Copy exactly the lines from the start of the data below through the one that carries "float* __restrict__ slab_wd, int", and only those.

====== MATERIAL PROVIDED ======

template <int NP>
__global__ void __launch_bounds__(THREADS)
k_edge_bwd_recv(const float* __restrict__ ab, const float* __restrict__ wd, const float* __restrict__ w2,
                const int* __restrict__ nbr, const float* __restrict__ d2, const float* __restrict__ dpre2,
                const float* __restrict__ dpre2_t, float* __restrict__ dab, float* __restrict__ slab_w2,
                float* __restrict__ slab_wd, int N, int Hp, int tiles, int chunk_nodes, int n_items, int remap) {
    __shared__ __attribute__((aligned(16))) float s_red[WAVES - 1][64 * 20];
    const int lane = threadIdx.x & 63;
    const int wave = __builtin_amdgcn_readfirstlane(threadIdx.x >> 6);
    const int r = lane & 15, q = lane >> 4;
    const int item = xcd_item((int)blockIdx.x, (int)gridDim.x, n_items, remap);
    if (item < 0) return;
    const int T = item % tiles, chunk = item / tiles;
    const int base = chunk * chunk_nodes;
    const int cnt = (N - base < chunk_nodes) ? (N - base) : chunk_nodes;
    const int k4 = 64 * T + 4 * r;
    const float4 w0 = *reinterpret_cast<const float4*>(w2 + (4 * q + 0) * Hp + k4);
    const float4 w1 = *reinterpret_cast<const float4*>(w2 + (4 * q + 1) * Hp + k4);
    const float4 w2v = *reinterpret_cast<const float4*>(w2 + (4 * q + 2) * Hp + k4);
    const float4 w3 = *reinterpret_cast<const float4*>(w2 + (4 * q + 3) * Hp + k4);
    const float4 wd4 = *reinterpret_cast<const float4*>(wd + k4);
    Planes4 wp0 = {}, wp1 = {}, wp2 = {}, wp3 = {};
    if constexpr (NP != 6) w2_planes<NP>(w0, w1, w2v, w3, wp0, wp1, wp2, wp3);
    f32x4 aw0 = {0.f, 0.f, 0.f, 0.f}, aw1 = aw0, aw2 = aw0, aw3 = aw0;
    float ad0 = 0.f, ad1 = 0.f, ad2 = 0.f, ad3 = 0.f;
    const int last = cnt - 1;
    int n = wave;
    if (n < cnt) {
        const int4* __restrict__ nbr4 = reinterpret_cast<const int4*>(nbr);
        auto clampn = [&](int x) { return base + (x < last ? x : last); };
        int4 nb_next = nbr4[(int64_t)clampn(n) * 4 + q];
        RecvOps nx;
        recv_load(nx, ab, d2, dpre2, dpre2_t, clampn(n), nb_next, Hp, k4, r, q);
        nb_next = nbr4[(int64_t)clampn(n + WAVES) * 4 + q];
        for (; n < cnt; n += WAVES) {
            const RecvOps cur = nx;
            const int node = base + n;
            recv_load(nx, ab, d2, dpre2, dpre2_t, clampn(n + WAVES), nb_next, Hp, k4, r, q);
            nb_next = nbr4[(int64_t)clampn(n + 2 * WAVES) * 4 + q];
            __builtin_amdgcn_sched_barrier(0);
#ifdef EDGE_ABLATE
            {
                const float t = (cur.pa.x + cur.pt.y) + (cur.a.x + cur.dd.y) + ((cur.b0.x + cur.b1.y) + (cur.b2.z + cur.b3.w));
                if (q == 0) *reinterpret_cast<float4*>(dab + (int64_t)node * 2 * Hp + k4) = make_float4(t, t, t, t);
                ad0 += t;
                continue;
            }
#endif
            f32x4 g0 = {0.f, 0.f, 0.f, 0.f}, g1 = g0, g2 = g0, g3 = g0;
            Planes4 ptp = {};
            if constexpr (NP == 6) {
                g0 = mfma16(cur.pa.x, w0.x, g0); g1 = mfma16(cur.pa.x, w0.y, g1);
                g2 = mfma16(cur.pa.x, w0.z, g2); g3 = mfma16(cur.pa.x, w0.w, g3);
                g0 = mfma16(cur.pa.y, w1.x, g0); g1 = mfma16(cur.pa.y, w1.y, g1);
                g2 = mfma16(cur.pa.y, w1.z, g2); g3 = mfma16(cur.pa.y, w1.w, g3);
                g0 = mfma16(cur.pa.z, w2v.x, g0); g1 = mfma16(cur.pa.z, w2v.y, g1);
                g2 = mfma16(cur.pa.z, w2v.z, g2); g3 = mfma16(cur.pa.z, w2v.w, g3);
                g0 = mfma16(cur.pa.w, w3.x, g0); g1 = mfma16(cur.pa.w, w3.y, g1);
                g2 = mfma16(cur.pa.w, w3.z, g2); g3 = mfma16(cur.pa.w, w3.w, g3);
            } else {
                const Planes4 pap = split_quad<edge_planes(NP)>(cur.pa.x, cur.pa.y, cur.pa.z, cur.pa.w);
                g0 = mfma16_planes<NP>(pap, wp0, g0); g1 = mfma16_planes<NP>(pap, wp1, g1);
                g2 = mfma16_planes<NP>(pap, wp2, g2); g3 = mfma16_planes<NP>(pap, wp3, g3);
                ptp = split_quad<edge_planes(NP)>(cur.pt.x, cur.pt.y, cur.pt.z, cur.pt.w);
            }
            float da0 = recv_column<NP>(cur.a.x, wd4.x, cur.dd, cur.b0.x, cur.b1.x, cur.b2.x, cur.b3.x, g0, cur.pt, ptp, ad0, aw0);
            float da1 = recv_column<NP>(cur.a.y, wd4.y, cur.dd, cur.b0.y, cur.b1.y, cur.b2.y, cur.b3.y, g1, cur.pt, ptp, ad1, aw1);
            float da2 = recv_column<NP>(cur.a.z, wd4.z, cur.dd, cur.b0.z, cur.b1.z, cur.b2.z, cur.b3.z, g2, cur.pt, ptp, ad2, aw2);
            float da3 = recv_column<NP>(cur.a.w, wd4.w, cur.dd, cur.b0.w, cur.b1.w, cur.b2.w, cur.b3.w, g3, cur.pt, ptp, ad3, aw3);
            da0 += __shfl_xor(da0, 16, 64); da1 += __shfl_xor(da1, 16, 64);
            da2 += __shfl_xor(da2, 16, 64); da3 += __shfl_xor(da3, 16, 64);
            da0 += __shfl_xor(da0, 32, 64); da1 += __shfl_xor(da1, 32, 64);
            da2 += __shfl_xor(da2, 32, 64); da3 += __shfl_xor(da3, 32, 64);
            if (q == 0)
                *reinterpret_cast<float4*>(dab + (int64_t)node * 2 * Hp + k4) = make_float4(da0, da1, da2, da3);
            __builtin_amdgcn_sched_barrier(0);
        }
    }
    ad0 += __shfl_xor(ad0, 16, 64); ad1 += __shfl_xor(ad1, 16, 64);
    ad2 += __shfl_xor(ad2, 16, 64); ad3 += __shfl_xor(ad3, 16, 64);
    ad0 += __shfl_xor(ad0, 32, 64); ad1 += __shfl_xor(ad1, 32, 64);
    ad2 += __shfl_xor(ad2, 32, 64); ad3 += __shfl_xor(ad3, 32, 64);
    if (wave > 0) {
        float* p = &s_red[wave - 1][lane * 20];
        *reinterpret_cast<f32x4*>(p) = aw0;
        *reinterpret_cast<f32x4*>(p + 4) = aw1;
        *reinterpret_cast<f32x4*>(p + 8) = aw2;
        *reinterpret_cast<f32x4*>(p + 12) = aw3;
        *reinterpret_cast<float4*>(p + 16) = make_float4(ad0, ad1, ad2, ad3);
    }
    __syncthreads();
    if (wave == 0) {
#pragma unroll
        for (int w = 0; w < WAVES - 1; ++w) {
            const float* p = &s_red[w][lane * 20];
            aw0 += *reinterpret_cast<const f32x4*>(p);
            aw1 += *reinterpret_cast<const f32x4*>(p + 4);
            aw2 += *reinterpret_cast<const f32x4*>(p + 8);
            aw3 += *reinterpret_cast<const f32x4*>(p + 12);
            const float4 d = *reinterpret_cast<const float4*>(p + 16);
            ad0 += d.x; ad1 += d.y; ad2 += d.z; ad3 += d.w;
        }
        float* __restrict__ sw = slab_w2 + (int64_t)chunk * (MDIM + 1) * Hp;
#pragma unroll
        for (int g = 0; g < 4; ++g)
            *reinterpret_cast<float4*>(sw + (4 * q + g) * Hp + k4) = make_float4(aw0[g], aw1[g], aw2[g], aw3[g]);
        if (q == 0)
            *reinterpret_cast<float4*>(slab_wd + (int64_t)chunk * (MDIM + 1) * Hp + k4) = make_float4(ad0, ad1, ad2, ad3);
    }
}
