+def _ln_gelu_gemm(h2, g32, b32, eps, wt, bias, res2, out2):
+    M, K = h2.shape
+    N = wt.shape[0]
+    L = _lib.load()
+    y = torch.empty((M, N), dtype=h2.dtype, device=h2.device) if out2 is None else out2
+    h_act = torch.empty((M, K), dtype=h2.dtype, device=h2.device)
+    mean = torch.empty(M, dtype=torch.float32, device=h2.device)
+    rstd = torch.empty(M, dtype=torch.float32, device=h2.device)
+    rc = -1
+    if res2 is not None and wt.dtype == h2.dtype and res2.dtype == h2.dtype and h2.dtype in (torch.bfloat16, torch.float32):
+        bias32 = None if bias is None else bias.detach().float().contiguous()
+        rc = L.gf_gemm_ln_gelu(_p(h2), _p(g32), _p(b32), float(eps), _p(wt), _p(bias32), _p(res2), _p(y), _p(h_act), _p(mean),
+                               _p(rstd), M, N, K, h2.stride(0), wt.stride(0), res2.stride(0), y.stride(0), _dt(h2), _stream())
+    if rc == -1:
+        _lib.check(L.gf_ln_gelu_fwd(_p(h2), _p(g32), _p(b32), _p(h_act), _p(mean), _p(rstd), M, K, float(eps), _dt(h2),
+                                    _stream()), "gf_ln_gelu_fwd")
+        y = _linear_fwd(h_act, wt, bias, res2, out=out2)
+    else:
+        _lib.check(rc, "gf_gemm_ln_gelu")
+    return y, h_act, mean, rstd
+
+
+class _LnGeluLinear(torch.autograd.Function):
+
+    @staticmethod
+    def forward(ctx, h, gamma, beta, eps, w, b, res, res_chain, out):
+        _chk(h, gamma, beta)
+        ctx.res_chain = res_chain
+        wt = _lp(w, h.dtype)
+        K = h.shape[-1]
+        h2 = h.reshape(-1, K)
+        if not h2.is_contiguous():
+            h2 = h2.contiguous()
+        res2 = res.reshape(-1, wt.shape[0])
+        if not res2.is_contiguous():
+            res2 = res2.contiguous()
+        out2 = None if out is None else out.view(-1, wt.shape[0])
+        g32, b32 = gamma.float().contiguous(), beta.float().contiguous()
+        y, h_act, mean, rstd = _ln_gelu_gemm(h2, g32, b32, eps, wt, b, res2, out2)
+        ctx.save_for_backward(h2, h_act, mean, rstd, g32, b32, wt)
+        ctx.shape = h.shape
+        ctx.dtypes = (gamma.dtype, beta.dtype, w.dtype, None if b is None else b.dtype)
+        return y.view(*h.shape[:-1], wt.shape[0])
+
+    @staticmethod
+    def backward(ctx, dy):
+        h2, h_act, mean, rstd, g32, b32, wt = ctx.saved_tensors
+        nout, k = wt.shape
+        M = h2.shape[0]
+        dy2 = dy.reshape(-1, nout)
+        if not dy2.is_contiguous():
+            dy2 = dy2.contiguous()
+        dres = dy if ctx.needs_input_grad[6] else None
+        if dres is not None and ctx.res_chain is not None:
+            d2 = _flat2(dres, nout)
+            rc = ctx.res_chain
+            if rc.acc is not None:
+                if rc.extra is not None:
+                    d2 = d2 + rc.pop_extra()
+                rc.extra = rc.acc
+            rc.park(d2)
+            dres = None
+        dh = dg = dbt = dw = db = None
+        need_ln = any(ctx.needs_input_grad[:3])
+        d_act = gemm(dy2, _wt_t(wt)) if need_ln else None
+        if ctx.needs_input_grad[4] or (ctx.dtypes[3] is not None and ctx.needs_input_grad[5]):
+            dw32, db32 = _dw(dy2, h_act, nout, k, ctx.dtypes[3] is not None)
+            dw = dw32.to(ctx.dtypes[2])
+            db = None if db32 is None else db32.to(ctx.dtypes[3])
+        if need_ln:
+            L = _lib.load()
+            nblk = L.gf_ln_gelu_nblk(M)
+            dh = torch.empty_like(h2)
+            part = torch.empty((2, nblk, k), dtype=torch.float32, device=h2.device)
+            _lib.check(L.gf_ln_gelu_bwd(_p(h2), _p(g32), _p(b32), _p(mean), _p(rstd), _p(d_act), _p(dh),
+                                        _p(part[0]), _p(part[1]), M, k, _dt(h2), _stream()), "gf_ln_gelu_bwd")
+            sums = colsum(part)
+            dh, dg, dbt = dh.view(ctx.shape), sums[0].to(ctx.dtypes[0]), sums[1].to(ctx.dtypes[1])
+        return dh, dg, dbt, None, dw, db, dres, None, None
+
+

======

RESPONSE:
template <int NP>
__global__ void __launch_bounds__(THREADS)
k_edge_bwd_recv(const float* __restrict__ ab, const float* __restrict__ wd, const float* __restrict__ w2,
                const int* __restrict__ nbr, const float* __restrict__ d2, const float* __restrict__ dpre2,
                const float* __restrict__ dpre2_t, float* __restrict__ dab, float* __restrict__ slab_w2,
                float* __restrict__ slab_wd, int N, int Hp, int tiles, int chunk_nodes, int n_items, int remap) {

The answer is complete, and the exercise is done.